Why does my validation loss increase, but validation accuracy perfectly matches training accuracy?

I am building a simple 1D convolutional neural network in Keras. Here is the model:

def build_model():

    model = models.Sequential()
    model.add(layers.SeparableConv1D(64, kernel_size=2, activation="relu", input_shape=(64,20)))
    model.add(layers.SeparableConv1D(64, kernel_size=2, activation="relu"))
    model.add(layers.MaxPooling1D(4))
    model.add(layers.Flatten())
    model.add(layers.Dense(128, activation="relu"))
    model.add(layers.Dense(128, activation="relu"))
    model.add(layers.Dropout(0.1))
    model.add(layers.Dense(1, activation="sigmoid"))

    model.compile(
        optimizer='rmsprop',
        loss='binary_crossentropy',
        metrics=[
            keras.metrics.BinaryAccuracy(),
        ],
    )
    
    #model.summary()
    
    return model

When I train my model on roughly 1500 samples, I always get my training and validation accuracy completely overlapping and virtually equal, reflected in the graph below. This is making me think there is something fishy going on with my code or in Keras/Tensorflow since the loss is increasing dramatically and you would expect the accuracy to be affected at least somewhat by this. It looks like it is massively overfitting and yet only reporting the accuracy values for the training set or something along those lines. When I then test on a test set, the accuracy is nowhere near the 85 to 90 percent reported on the graph, but rather ~70%.

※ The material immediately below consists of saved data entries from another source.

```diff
@@ -750,6 +979,15 @@
         default: return GNX_ERR_UNSUPPORTED;
     }
 #undef GNX_WINO
+}
+
+GNX_EXPORT int gnx_conv3x3_winograd(const float* A, long lda, const float* Wu, float* out, long ldc, long M, int N, int K,
+                                    int S, hipStream_t stream) {
+    return conv3x3_winograd_launch<true>(A, lda, Wu, out, ldc, M, N, K, S, stream);
+}
+GNX_EXPORT int gnx_conv3x3_winograd_serial(const float* A, long lda, const float* Wu, float* out, long ldc, long M, int N,
+                                           int K, int S, hipStream_t stream) {
+    return conv3x3_winograd_launch<false>(A, lda, Wu, out, ldc, M, N, K, S, stream);
 }
 
 GNX_EXPORT long gnx_conv3x3_dgrad_bn_workspace(long M, int N) { return 256L * 8 * 2 * N; }
diff --git a/include/gridnext_hip.h b/include/gridnext_hip.h
--- a/include/gridnext_hip.h
+++ b/include/gridnext_hip.h
@@ -133,6 +133,8 @@
 int gnx_winograd_conv3x3_weights(const float* w, float* wu, int N, int K, gnx_stream_t stream);
 int gnx_conv3x3_winograd(const float* A, long lda, const float* Wu, float* out, long ldc, long M, int N, int K, int S,
                          gnx_stream_t stream);
+int gnx_conv3x3_winograd_serial(const float* A, long lda, const float* Wu, float* out, long ldc, long M, int N, int K, int S,
+                                gnx_stream_t stream);
 int gnx_conv_stem(const float* x, const float* w, float* out, long ldc, long imgs, int Cin, int H, int W, int O,
                   int KH, int KW, int stride, int pad, gnx_stream_t stream);
 int gnx_conv_stem_bnrelu_maxpool(const float* x, const float* w, float* out, long ldo, long imgs, int Cin, int H, int W,
```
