@@ -222,21 +240,40 @@
         lds_fence();
         return K;
     }
-    __device__ __forceinline__ void group(const Chunk& K, int h, int i0)
+    __device__ __forceinline__ uint32_t row_base(uint32_t row_index) const { return my_base + row_index * (uint32_t)RB; }
+    template <int DR> __device__ __forceinline__ RawRow fetch_row(uint32_t p) const
+    {
+        RawRow R;
+#pragma unroll
+        for (int s = 0; s < NS; s++) R.d[s] = *reinterpret_cast<const uint32_t*>(soft + ((size_t)p + (size_t)(DR * RB + 32 * s)));
+        return R;
+    }
+    static __device__ __forceinline__ Row assemble(const RawRow& R)
+    {
+        Row K;
+#pragma unroll
+        for (int s = 0; s < NS; s++) {
+            const unsigned mine = R.d[s], other = dppx<0xB1>(mine);
+#pragma unroll
+            for (int r = 0; r < 4; r++) K.r[s][r] = __builtin_amdgcn_perm(other, mine, 0x000C000Cu | ((unsigned)r << 8) | ((unsigned)(4 + r) << 24));
+        }
+        return K;
+    }
+    template <typename OPS> __device__ __forceinline__ void group(const OPS& K, int h, int i0)
     {
         const int k0 = i0 / GS * GB, t24 = 12 * h + i0;
-        acs16<0, P>(V, t24, K.v[k0], K.v[k0 + 1], pos512);
-        if (CR != 0) acs16<1, P>(V, t24 + 1, K.v[k0 + 2], 0, pos512);
-        if (CR == 2) acs16<2, P>(V, t24 + 2, 0, K.v[k0 + 3], pos512);
+        acs16<0, P>(V, t24, K.op(h, k0), K.op(h, k0 + 1), pos512);
+        if (CR != 0) acs16<1, P>(V, t24 + 1, K.op(h, k0 + 2), 0, pos512);
+        if (CR == 2) acs16<2, P>(V, t24 + 2, 0, K.op(h, k0 + 3), pos512);
         if ((t24 + GS) % 8 == 0) normalize();
     }
-    __device__ __forceinline__ void fast_chunk(const Chunk& K, int h)
+    template <typename OPS> __device__ __forceinline__ void fast_chunk(const OPS& K, int h)
     {
 #pragma unroll
         for (int g = 0; g < 12 / GS; g++) group(K, h, g * GS);
         tr += 12;
     }
-    template <typename CHECK> __device__ __forceinline__ void slow_chunk(const Chunk& K, int h, CHECK& check)
+    template <typename OPS, typename CHECK> __device__ __forceinline__ void slow_chunk(const OPS& K, int h, CHECK& check)
     {
 #pragma unroll
         for (int g = 0; g < 12 / GS; g++) {
@@ -247,7 +284,7 @@
             }
         }
     }
-    template <typename CHECK> __device__ __forceinline__ void chunk(const Chunk& K, int h, CHECK& check)
+    template <typename OPS, typename CHECK> __device__ __forceinline__ void chunk(const OPS& K, int h, CHECK& check)
     {
         if (tr + 12 <= nsteps && next_thr > tr + 12) fast_chunk(K, h); else slow_chunk(K, h, check);
     }
diff --git a/sora_amd/csrc/k_vit16.hip b/sora_amd/csrc/k_vit16.hip
--- a/sora_amd/csrc/k_vit16.hip
+++ b/sora_amd/csrc/k_vit16.hip
@@ -10,10 +10,8 @@
 __device__ __forceinline__ void forward16(Lds16<WIN, LOOK>& S, const uint8_t* __restrict__ soft, uint32_t my_soft_off, uint32_t my_nsoft,
                                           uint32_t nstepsA, uint32_t nstepsB, uint32_t my_tr_end, bool my_valid, uint8_t* my_out)
 {
-    using F16 = Forward16<CR, WIN, LOOK, BITS>;
-    using Chunk = typename F16::Chunk;
-    using Raw = typename F16::Raw;
-    constexpr int GS = F16::GS;
+    constexpr bool BCAST = BITS == kSoftScaled;
+    using F16 = Forward16<CR, WIN, LOOK, BITS, BCAST>;
     F16 F;
     F.init(S, soft, my_soft_off, 0, max(my_nsoft, 1u) - 1u, 0x18u * kFld, wave_max_u32(max(nstepsA, nstepsB)));
 
@@ -37,47 +35,68 @@
                 if (F.tr >= my_tr_end) { cnt = my_tr_end - ob - 6; my_done = true; }
                 else if (partial) cnt = WIN;
             }
-            if (wave_max_u32(cnt) != 0u) { trace(cnt, t24_last); F.clear_ops(S); }
+            if (wave_max_u32(cnt) != 0u) {
+                trace(cnt, t24_last);
+                if constexpr (!BCAST) F.clear_ops(S);
+            }
             if (partial) ob += WIN;
             F.next_thr = next_event();
             F.all_done = wave_min_u32(my_done ? 1u : 0u) != 0u;
         }
     };
 
-    uint16_t* my_ops2[2] = { &S.ops2[0][F.row][F.my_j][F.half], &S.ops2[1][F.row][F.my_j][F.half] };
-    const uint4* row_ops2[2] = { reinterpret_cast<const uint4*>(&S.ops2[0][F.row][0][0]), reinterpret_cast<const uint4*>(&S.ops2[1][F.row][0][0]) };
-    auto stage = [&](const Raw& R, int t) { F.put(R, my_ops2[t]); };
-    auto collect = [&](int t) -> Chunk { lds_fence(); return F16::get(row_ops2[t]); };
-    auto fast_chunk_mid = [&](const Chunk& K, int h, Chunk& Knext, int tnext) {
+    if constexpr (BCAST) {
+        using Row = typename F16::Row;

Any help is greatly appreciated, I have been stuck on this for the longest time. Below is the training code.

#Define the number of folds... this will give us an 80/20 split
k = 5
epochs = 100
num_val_samples = len(x_train) // k
scores_binacc = []
scores_precision = []
scores_recall = []
histories = []

#Train the dense model in k iterations
for i in range(k):
    print('Processing fold #', i)
    val_data = x_train[i * num_val_samples : (i + 1) * num_val_samples]
    val_targets = y_train[i * num_val_samples : (i + 1) * num_val_samples]
    
    print('Validation partition =  ', i * num_val_samples, (i + 1) * num_val_samples)
    print('Training partition 1 = ', 0, i * num_val_samples)
    print('Training partition 2 = ', (i+1) * num_val_samples, len(x_train))
    
    partial_train_data = np.concatenate(
        [
            x_train[:i * num_val_samples],
            x_train[(i+1) * num_val_samples:]
        ], 
        axis=0
    )
    
    partial_train_targets = np.concatenate(
        [
            y_train[:i * num_val_samples],
            y_train[(i+1) * num_val_samples:]
        ],
        axis=0
    )
    
    model = build_model()
    h = model.fit(
        partial_train_data, 
        partial_train_targets, 
        validation_data=(val_data, val_targets),
        epochs=epochs, 
        verbose=1
    )
    
    val_loss, val_binacc = model.evaluate(val_data, val_targets, verbose=0)
    scores_binacc.append(val_binacc)
    #scores_precision.append(val_precision)
    #scores_recall.append(val_recall)
    histories.append(h)

Maybe you’re overfitting but the underlying relationships are simple so your validation set still has decent accuracy but higher loss.

I feel like the change in accuracy could be caused by shuffling. Are you shuffling your data during training but not on test data? Does order matter for your problem?